[What is being asked]: Say how many lines in the entries below mention "lane", with no other words.

————————

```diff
-            const lk_s2 C01 = pr(__builtin_amdgcn_perm(0u, c4, 0x0c010c00u)), C23 = pr(__builtin_amdgcn_perm(0u, c4, 0x0c030c02u)), C4 = pr((ch >> k8) & 0xffu);
-            const lk_s2 k3 = { 3, 3 }, k10 = { 10, 10 };
-            const lk_s2 T001 = (A01 + C01) * k3 + B01 * k10, T023 = (A23 + C23) * k3 + B23 * k10, T04 = (A4 + C4) * k3 + B4 * k10;
-            const lk_s2 T101 = C01 - A01, T123 = C23 - A23, T14 = C4 - A4;
-            const lk_s2 DX01 = T023 - T001, DX2 = T04 - T023;
-            const lk_s2 M01 = pr(__builtin_amdgcn_alignbyte(__builtin_bit_cast(uint32_t, T123), __builtin_bit_cast(uint32_t, T101), 2));
-            const lk_s2 M2 = pr(__builtin_amdgcn_alignbyte(__builtin_bit_cast(uint32_t, T14), __builtin_bit_cast(uint32_t, T123), 2));
-            const lk_s2 DY01 = (T123 + T101) * k3 + M01 * k10, DY2 = (T14 + T123) * k3 + M2 * k10;
-            const uint32_t dx01 = __builtin_bit_cast(uint32_t, DX01), dy01 = __builtin_bit_cast(uint32_t, DY01);
-            const uint32_t o0 = __builtin_amdgcn_perm(dy01, dx01, 0x05040100u), o1 = __builtin_amdgcn_perm(dy01, dx01, 0x07060302u),
-                           o2 = __builtin_amdgcn_perm(__builtin_bit_cast(uint32_t, DY2), __builtin_bit_cast(uint32_t, DX2), 0x05040100u);
-            const bool rowin = (uint32_t)(ipy + sr) < (uint32_t)h;
-            sD[sr * 12 + sc + 0] = o0 & (0u - (uint32_t)(rowin & ((uint32_t)(ipx + sc + 0) < (uint32_t)w)));
-            sD[sr * 12 + sc + 1] = o1 & (0u - (uint32_t)(rowin & ((uint32_t)(ipx + sc + 1) < (uint32_t)w)));
-            sD[sr * 12 + sc + 2] = o2 & (0u - (uint32_t)(rowin & ((uint32_t)(ipx + sc + 2) < (uint32_t)w)));
-        }
-        __builtin_amdgcn_fence(__ATOMIC_RELEASE, "wavefront");
-        __builtin_amdgcn_wave_barrier();
         int iv0, ix0, iy0, iv1, ix1, iy1;
-        {
-            iv0 = lk_sample_u8(sI32, oI0 + a0, LK_IROW, iw);
-            const uint32_t d00 = sD[oD0], d01 = sD[oD0 + 1], d10 = sD[oD0 + 12], d11 = sD[oD0 + 13];
-            ix0 = lk_dot2(__builtin_amdgcn_perm(d01, d00, 0x05040100u), iw.top,
-                          lk_dot2(__builtin_amdgcn_perm(d11, d10, 0x05040100u), iw.bot, 1 << (LK_W_BITS - 1))) >> LK_W_BITS;
-            iy0 = lk_dot2(__builtin_amdgcn_perm(d01, d00, 0x07060302u), iw.top,
-                          lk_dot2(__builtin_amdgcn_perm(d11, d10, 0x07060302u), iw.bot, 1 << (LK_W_BITS - 1))) >> LK_W_BITS;
-        }
-        {
-            iv1 = lk_sample_u8(sI32, oI1 + a0, LK_IROW, iw);
-            const uint32_t d00 = sD[oD1], d01 = sD[oD1 + 1], d10 = sD[oD1 + 12], d11 = sD[oD1 + 13];
-            ix1 = lk_dot2(__builtin_amdgcn_perm(d01, d00, 0x05040100u), iw.top,
-                          lk_dot2(__builtin_amdgcn_perm(d11, d10, 0x05040100u), iw.bot, 1 << (LK_W_BITS - 1))) >> LK_W_BITS;
-            iy1 = lk_dot2(__builtin_amdgcn_perm(d01, d00, 0x07060302u), iw.top,
-                          lk_dot2(__builtin_amdgcn_perm(d11, d10, 0x07060302u), iw.bot, 1 << (LK_W_BITS - 1))) >> LK_W_BITS;
+        const bool interior = ipx >= 0 && ipx <= w - 12 && ipy >= 0 && ipy <= h - 12;
+#if LK_COUNT_PATHS
+        if (lane == 0) atomicAdd(&lk_dev_visits[interior ? 0 : 1], 1u);
+#endif
+        if (interior) {
+            if (lane < 4 * LK_UROWS) {
+                typedef uint32_t lk_u4 __attribute__((ext_vector_type(4)));
+                const uint32_t *q = sI32 + (lane >> 2) * (LK_IROW / 4) + (lane & 3);
+                const uint32_t tl = q[0], th = q[1], bl = q[LK_IROW / 4], bh = q[LK_IROW / 4 + 1];
+                const uint32_t s0 = LK_PAIR_SEL0 + (uint32_t)a0 * 0x00010001u;
+                const int rnd = 1 << (LK_W_BITS - 5 - 1);
+                lk_u4 u;
+                u.x = (uint32_t)lk_dot2(__builtin_amdgcn_perm(th, tl, s0), iw.top, lk_dot2(__builtin_amdgcn_perm(bh, bl, s0), iw.bot, rnd));
+                u.y = (uint32_t)lk_dot2(__builtin_amdgcn_perm(th, tl, s0 + 0x00010001u), iw.top,
+                                        lk_dot2(__builtin_amdgcn_perm(bh, bl, s0 + 0x00010001u), iw.bot, rnd));
+                u.z = (uint32_t)lk_dot2(__builtin_amdgcn_perm(th, tl, s0 + 0x00020002u), iw.top,
+                                        lk_dot2(__builtin_amdgcn_perm(bh, bl, s0 + 0x00020002u), iw.bot, rnd));
+                u.w = (uint32_t)lk_dot2(__builtin_amdgcn_perm(th, tl, s0 + 0x00030003u), iw.top,
+                                        lk_dot2(__builtin_amdgcn_perm(bh, bl, s0 + 0x00030003u), iw.bot, rnd));
+                *reinterpret_cast<lk_u4 *>(sD + (lane >> 2) * LK_USTRIDE + 4 * (lane & 3)) = u;
+            }
+            __builtin_amdgcn_fence(__ATOMIC_RELEASE, "wavefront");
+            __builtin_amdgcn_wave_barrier();
+            lk_interp_first(sD + oU0, iv0, ix0, iy0);
+            lk_interp_first(sD + oU1, iv1, ix1, iy1);
             if (!has1) { ix1 = 0; iy1 = 0; }
+        } else {
+            if (lane < 48) {
+                const int ab = sr * LK_IROW + a0 + sc;
+                const int k8 = (ab & 3) * 8;
+                const uint32_t *q = sI32 + (ab >> 2);
+                const uint32_t al = q[0], ah = q[1], bl = q[LK_IROW / 4], bh = q[LK_IROW / 4 + 1],
+                               cl = q[2 * (LK_IROW / 4)], ch = q[2 * (LK_IROW / 4) + 1];
+                const uint32_t a4 = __builtin_amdgcn_alignbyte(ah, al, ab & 3), b4 = __builtin_amdgcn_alignbyte(bh, bl, ab & 3),
+                               c4 = __builtin_amdgcn_alignbyte(ch, cl, ab & 3);
+                auto pr = [](uint32_t v) -> lk_s2 { return __builtin_bit_cast(lk_s2, v); };
+                const lk_s2 A01 = pr(__builtin_amdgcn_perm(0u, a4, 0x0c010c00u)), A23 = pr(__builtin_amdgcn_perm(0u, a4, 0x0c030c02u)), A4 = pr((ah >> k8) & 0xffu);
+                const lk_s2 B01 = pr(__builtin_amdgcn_perm(0u, b4, 0x0c010c00u)), B23 = pr(__builtin_amdgcn_perm(0u, b4, 0x0c030c02u)), B4 = pr((bh >> k8) & 0xffu);
+                const lk_s2 C01 = pr(__builtin_amdgcn_perm(0u, c4, 0x0c010c00u)), C23 = pr(__builtin_amdgcn_perm(0u, c4, 0x0c030c02u)), C4 = pr((ch >> k8) & 0xffu);
+                const lk_s2 k3 = { 3, 3 }, k10 = { 10, 10 };
+                const lk_s2 T001 = (A01 + C01) * k3 + B01 * k10, T023 = (A23 + C23) * k3 + B23 * k10, T04 = (A4 + C4) * k3 + B4 * k10;
+                const lk_s2 T101 = C01 - A01, T123 = C23 - A23, T14 = C4 - A4;
+                const lk_s2 DX01 = T023 - T001, DX2 = T04 - T023;
+                const lk_s2 M01 = pr(__builtin_amdgcn_alignbyte(__builtin_bit_cast(uint32_t, T123), __builtin_bit_cast(uint32_t, T101), 2));
+                const lk_s2 M2 = pr(__builtin_amdgcn_alignbyte(__builtin_bit_cast(uint32_t, T14), __builtin_bit_cast(uint32_t, T123), 2));
+                const lk_s2 DY01 = (T123 + T101) * k3 + M01 * k10, DY2 = (T14 + T123) * k3 + M2 * k10;
+                const uint32_t dx01 = __builtin_bit_cast(uint32_t, DX01), dy01 = __builtin_bit_cast(uint32_t, DY01);
+                const uint32_t o0 = __builtin_amdgcn_perm(dy01, dx01, 0x05040100u), o1 = __builtin_amdgcn_perm(dy01, dx01, 0x07060302u),
+                               o2 = __builtin_amdgcn_perm(__builtin_bit_cast(uint32_t, DY2), __builtin_bit_cast(uint32_t, DX2), 0x05040100u);
+                const bool rowin = (uint32_t)(ipy + sr) < (uint32_t)h;
+                sD[sr * 12 + sc + 0] = o0 & (0u - (uint32_t)(rowin & ((uint32_t)(ipx + sc + 0) < (uint32_t)w)));
+                sD[sr * 12 + sc + 1] = o1 & (0u - (uint32_t)(rowin & ((uint32_t)(ipx + sc + 1) < (uint32_t)w)));
+                sD[sr * 12 + sc + 2] = o2 & (0u - (uint32_t)(rowin & ((uint32_t)(ipx + sc + 2) < (uint32_t)w)));
+            }
+            __builtin_amdgcn_fence(__ATOMIC_RELEASE, "wavefront");
+            __builtin_amdgcn_wave_barrier();
+            {
+                iv0 = lk_sample_u8(sI32, oI0 + a0, LK_IROW, iw);
+                const uint32_t d00 = sD[oD0], d01 = sD[oD0 + 1], d10 = sD[oD0 + 12], d11 = sD[oD0 + 13];
+                ix0 = lk_dot2(__builtin_amdgcn_perm(d01, d00, 0x05040100u), iw.top,
+                              lk_dot2(__builtin_amdgcn_perm(d11, d10, 0x05040100u), iw.bot, 1 << (LK_W_BITS - 1))) >> LK_W_BITS;
+                iy0 = lk_dot2(__builtin_amdgcn_perm(d01, d00, 0x07060302u), iw.top,
+                              lk_dot2(__builtin_amdgcn_perm(d11, d10, 0x07060302u), iw.bot, 1 << (LK_W_BITS - 1))) >> LK_W_BITS;
+            }
+            {
+                iv1 = lk_sample_u8(sI32, oI1 + a0, LK_IROW, iw);
+                const uint32_t d00 = sD[oD1], d01 = sD[oD1 + 1], d10 = sD[oD1 + 12], d11 = sD[oD1 + 13];
+                ix1 = lk_dot2(__builtin_amdgcn_perm(d01, d00, 0x05040100u), iw.top,
+                              lk_dot2(__builtin_amdgcn_perm(d11, d10, 0x05040100u), iw.bot, 1 << (LK_W_BITS - 1))) >> LK_W_BITS;
+                iy1 = lk_dot2(__builtin_amdgcn_perm(d01, d00, 0x07060302u), iw.top,
+                              lk_dot2(__builtin_amdgcn_perm(d11, d10, 0x07060302u), iw.bot, 1 << (LK_W_BITS - 1))) >> LK_W_BITS;
+                if (!has1) { ix1 = 0; iy1 = 0; }
+            }
         }
         int sA11, sA12, sA22, sIdle;
         lk_wave_sum4_i32(__mul24(ix0, ix0) + __mul24(ix1, ix1), __mul24(ix0, iy0) + __mul24(ix1, iy1), __mul24(iy0, iy0) + __mul24(iy1, iy1), 0,
```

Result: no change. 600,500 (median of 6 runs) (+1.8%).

————————

[Reply to the exercise]: 5